*WORKING DATA*.

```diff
@@ -712,7 +759,7 @@
             with_flag(counts_only, [&](auto co) {
                 if (solo)
                     launch_solo<FLAG(cw), FLAG(co)>(grid, stream, d_shards, nshards, pk, init, vd, ctr, Q, k, wpq, lo, up, d_work, trace,
-                                                    trace_n, pairs, fused);
+                                                    trace_n, pairs, fused, block_records);
                 else
                     launch_k<FLAG(cw), FLAG(co)>(grid, stream, d_shards, nshards, pk, init, ctr, Q, k, wpq, lo, up, d_work, trace, trace_n,
                                                  pairs);
diff --git a/readserver_amd/csrc/search_solo.h b/readserver_amd/csrc/search_solo.h
--- a/readserver_amd/csrc/search_solo.h
+++ b/readserver_amd/csrc/search_solo.h
@@ -27,7 +27,7 @@
 #ifndef RSB_WALK1MM_WGS_PER_CU
 #define RSB_WALK1MM_WGS_PER_CU 3
 #endif
-template <bool COUNT_WORK, bool COUNTS_ONLY, bool LONGK, bool FUSED = false, bool WL = false, bool WALK = false>
+template <bool COUNT_WORK, bool COUNTS_ONLY, bool LONGK, bool FUSED = false, bool WL = false, bool WALK = false, bool BLOCKREC = false>
 __global__ void __launch_bounds__(64 * WG_WAVES, WALK ? RSB_WALK1MM_WGS_PER_CU : RSB_MIN_WGS_PER_CU)
 search_solo_kernel(const shard_view *__restrict__ shards, uint32_t nshards, const uint64_t *__restrict__ packed,
                    const ulonglong2 *__restrict__ init, const uint8_t *__restrict__ valid,
@@ -68,6 +68,7 @@
         const int j_table = ktab ? (int)(k - sv->ktab_depth) - 1 : (int)k - 2;
         const uint32_t w_table = j_table > 0 ? (uint32_t)j_table >> 5 : 0u;
         const ulonglong2 *init_s = WL ? init + (size_t)sid * wl_cap * 2u : init + (size_t)sid * Q;
+        const uint64_t *brec_s = BLOCKREC ? reinterpret_cast<const uint64_t *>(init) + (size_t)sid * brec_qpad(Q) : nullptr;
         const size_t Qs = WALK ? Q : WL ? wl_implicit + (size_t)(wl_counts[(size_t)sid * WL_COUNT_STRIDE] < wl_cap ? wl_counts[(size_t)sid * WL_COUNT_STRIDE] : wl_cap) : Q;
         const uint32_t wl_tn = trace_n, wl_per = WL ? 3u * (k - trace_n) : 1u;
         const size_t walk_V = 3u * (size_t)k + 1u, walk_mv = Q * walk_V;
@@ -109,6 +110,7 @@
         bool has_n = false;
         ulonglong2 nrec = {0, 0};
         uint64_t nword = 0;
+        uint64_t brec = 0, bword = 0, bend = 0;
         uint32_t nstage = 0;
         bool nimp = false;
         int j = 0;
@@ -182,6 +184,20 @@
                 if (CAN_STAGE) res_buf >>= 8;
                 sub = 0;
                 cont = 0;
+                if (BLOCKREC) {
+                    uint64_t lower = 0, upper = 0;
+                    const brec_kind kind = brec_decode(nrec.x, lower, upper);
+                    if (kind == BREC_KIND_INVALID) {
+                        nrec = make_ulonglong2(INIT_INVALID, 0ull);
+                    } else if (kind == BREC_KIND_INTERVAL) {
+                        nrec = make_ulonglong2(lower, upper);
+                    } else {
+                        const uint32_t bl = (uint32_t)((nword >> (2u * ((k - 1u) & 31u))) & 3u);
+                        const uint64_t cb = bl == 0u ? sc1 : bl == 1u ? sc2 : bl == 2u ? sc3 : sc4;
+                        const uint64_t tb = bl == 0u ? st1 : bl == 1u ? st2 : bl == 2u ? st3 : st4;
+                        nrec = make_ulonglong2(cb | INIT_FALLBACK, cb + tb - 1ull);
+                    }
+                }
                 if (nrec.x & INIT_INVALID) {
                     lo = 1;
                     hi = 0;
@@ -217,19 +233,32 @@
                 pool_next = c;
                 pool_end = c + QCHUNK < Qs ? c + QCHUNK : Qs;
                 if (c >= Qs) { drained = true; pool_next = pool_end = 0; }
+                if (BLOCKREC && !drained) {
+                    const uint64_t i = c + lane;
+                    brec = i < Qs ? brec_s[i] : BREC_INVALID;
+                    bword = i < Qs ? packed[i] : 0ull;
+                    bend = c + BREC_BLOCK;
+                }
             }
             bool got_n = false;
+            uint32_t bsrc = 0;
+            bool bdrew = false;
             {
                 const uint64_t want_mask = __builtin_amdgcn_ballot_w64(!has_n);
                 const uint32_t before = (uint32_t)__builtin_popcountll(want_mask & ((1ull << lane) - 1ull));
                 const uint64_t mine = pool_next + before;
-                if (!has_n && mine < pool_end) {
+                const uint64_t draw_end = BLOCKREC && bend < pool_end ? bend : pool_end;
+                if (!has_n && mine < draw_end) {
                     nq = (size_t)mine;
                     got_n = true;
                 }
                 const uint64_t taken = pool_next + (uint32_t)__builtin_popcountll(want_mask);
                 const uint64_t r0 = pool_next;
-                pool_next = taken < pool_end ? taken : pool_end;
+                pool_next = taken < draw_end ? taken : draw_end;
+                if (BLOCKREC) {
+                    bsrc = ((uint32_t)mine - (uint32_t)bend) & (BREC_BLOCK - 1u);
+                    bdrew = pool_next > r0;
+                }
                 if (CAN_STAGE && stage_out && pool_next > r0) {
                     const uint32_t gq = (uint32_t)(nq >> 3);
                     uint32_t nb = gq == open_g ? open_b : RES_NONE;
@@ -295,6 +324,20 @@
                 if (stage_b) {
                     const uint64_t code = (nword >> (2u * (k - ktab_T))) & ((1ull << (2u * ktab_T)) - 1ull);
                     entry = ktab_entry(ktab_p, ktab_fmt, ktab_T, ktab_stride, code);
+                }
+            } else if (BLOCKREC) {
+                if (bdrew) {
+                    const int a = (int)(bsrc << 2);
+                    rec.x = ((uint64_t)(uint32_t)__builtin_amdgcn_ds_bpermute(a, (int)(uint32_t)(brec >> 32)) << 32) |
+                            (uint32_t)__builtin_amdgcn_ds_bpermute(a, (int)(uint32_t)brec);
+                    first_word = ((uint64_t)(uint32_t)__builtin_amdgcn_ds_bpermute(a, (int)(uint32_t)(bword >> 32)) << 32) |
+                                 (uint32_t)__builtin_amdgcn_ds_bpermute(a, (int)(uint32_t)bword);
+                    if (pool_next == bend && bend < pool_end) {
+                        const uint64_t i = bend + lane;
+                        brec = i < Qs ? brec_s[i] : BREC_INVALID;
+                        bword = i < Qs ? packed[i] : 0ull;
+                        bend += BREC_BLOCK;
+                    }
                 }
             } else if (got_n) {
                 rec = init_s[nq];
```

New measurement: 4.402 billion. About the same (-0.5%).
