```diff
diff --git a/image-captioning-with-external-knowledge_amd/lib.py b/image-captioning-with-external-knowledge_amd/lib.py
--- a/image-captioning-with-external-knowledge_amd/lib.py
+++ b/image-captioning-with-external-knowledge_amd/lib.py
@@ -221,6 +221,7 @@
     "ick_gemm_grouped": [vp, i32, vp],
     "ick_attention_bwd_overwrites": [i32, i32, i32],
     "ick_attention_plan": [i32, i32, i32, i32, i32, C.POINTER(i32)],
+    "ick_attention_wave_form": [i32, i32, i32, i32, i32],
     "ick_relu_bwd": [vp, vp, vp, i64, f32, vp],
     "ick_colsum": [vp, i64, i32, i64, vp, vp],
     "ick_caption_embed_bwd": [vp, vp, vp, vp, vp, vp, i32, i32, i32, i32, i32, i32, i32, f32, f32, u32, u32, vp, vp],
diff --git a/image-captioning-with-external-knowledge_amd/ops.py b/image-captioning-with-external-knowledge_amd/ops.py
--- a/image-captioning-with-external-knowledge_amd/ops.py
+++ b/image-captioning-with-external-knowledge_amd/ops.py
@@ -977,6 +977,10 @@
     return dict(zip(ATTN_PLAN_KEYS, (int(v) for v in out)))
 
 
+def attention_wave_form(direction, T, S, dh, head_major=True):
+    return int(L.load_raw().ick_attention_wave_form({"fwd": 0, "bwd": 1}[direction], T, S, dh, int(head_major)))
+
+
 def attention_heads_bwd(q, kv, O, dO, lse, dQ, dK, dV, H, dh, T, S, q_seg=0, k_seg=0, v_seg=1, causal=False,
                         drop=None, q_pos0=0):
     B = q.shape[0]
diff --git a/include/ick_amd.h b/include/ick_amd.h
--- a/include/ick_amd.h
+++ b/include/ick_amd.h
@@ -301,6 +301,7 @@
 int ick_attention_bwd(const ick_attn_bwd_args* args, void* stream);
 int ick_attention_bwd_overwrites(int32_t T, int32_t S, int32_t dh);
 int ick_attention_plan(int32_t dir, int32_t T, int32_t S, int32_t dh, int32_t head_major, int32_t* out);
+int ick_attention_wave_form(int32_t dir, int32_t T, int32_t S, int32_t dh, int32_t head_major);
 
 int ick_layernorm_bwd_rows_per_block(void);
 int ick_layernorm_bwd(const float* dy, const float* x, const float* res, const float* gamma, const float* mean,
```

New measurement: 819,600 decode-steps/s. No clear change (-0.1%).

*TASK GOAL*. Copy out every line of the listing that contains the string "bend".

*ANSWER TO THE PROBLEM*.
+        uint64_t brec = 0, bword = 0, bend = 0;
+                    bend = c + BREC_BLOCK;
+                const uint64_t draw_end = BLOCKREC && bend < pool_end ? bend : pool_end;
+                    bsrc = ((uint32_t)mine - (uint32_t)bend) & (BREC_BLOCK - 1u);
+                    if (pool_next == bend && bend < pool_end) {
+                        const uint64_t i = bend + lane;
+                        bend += BREC_BLOCK;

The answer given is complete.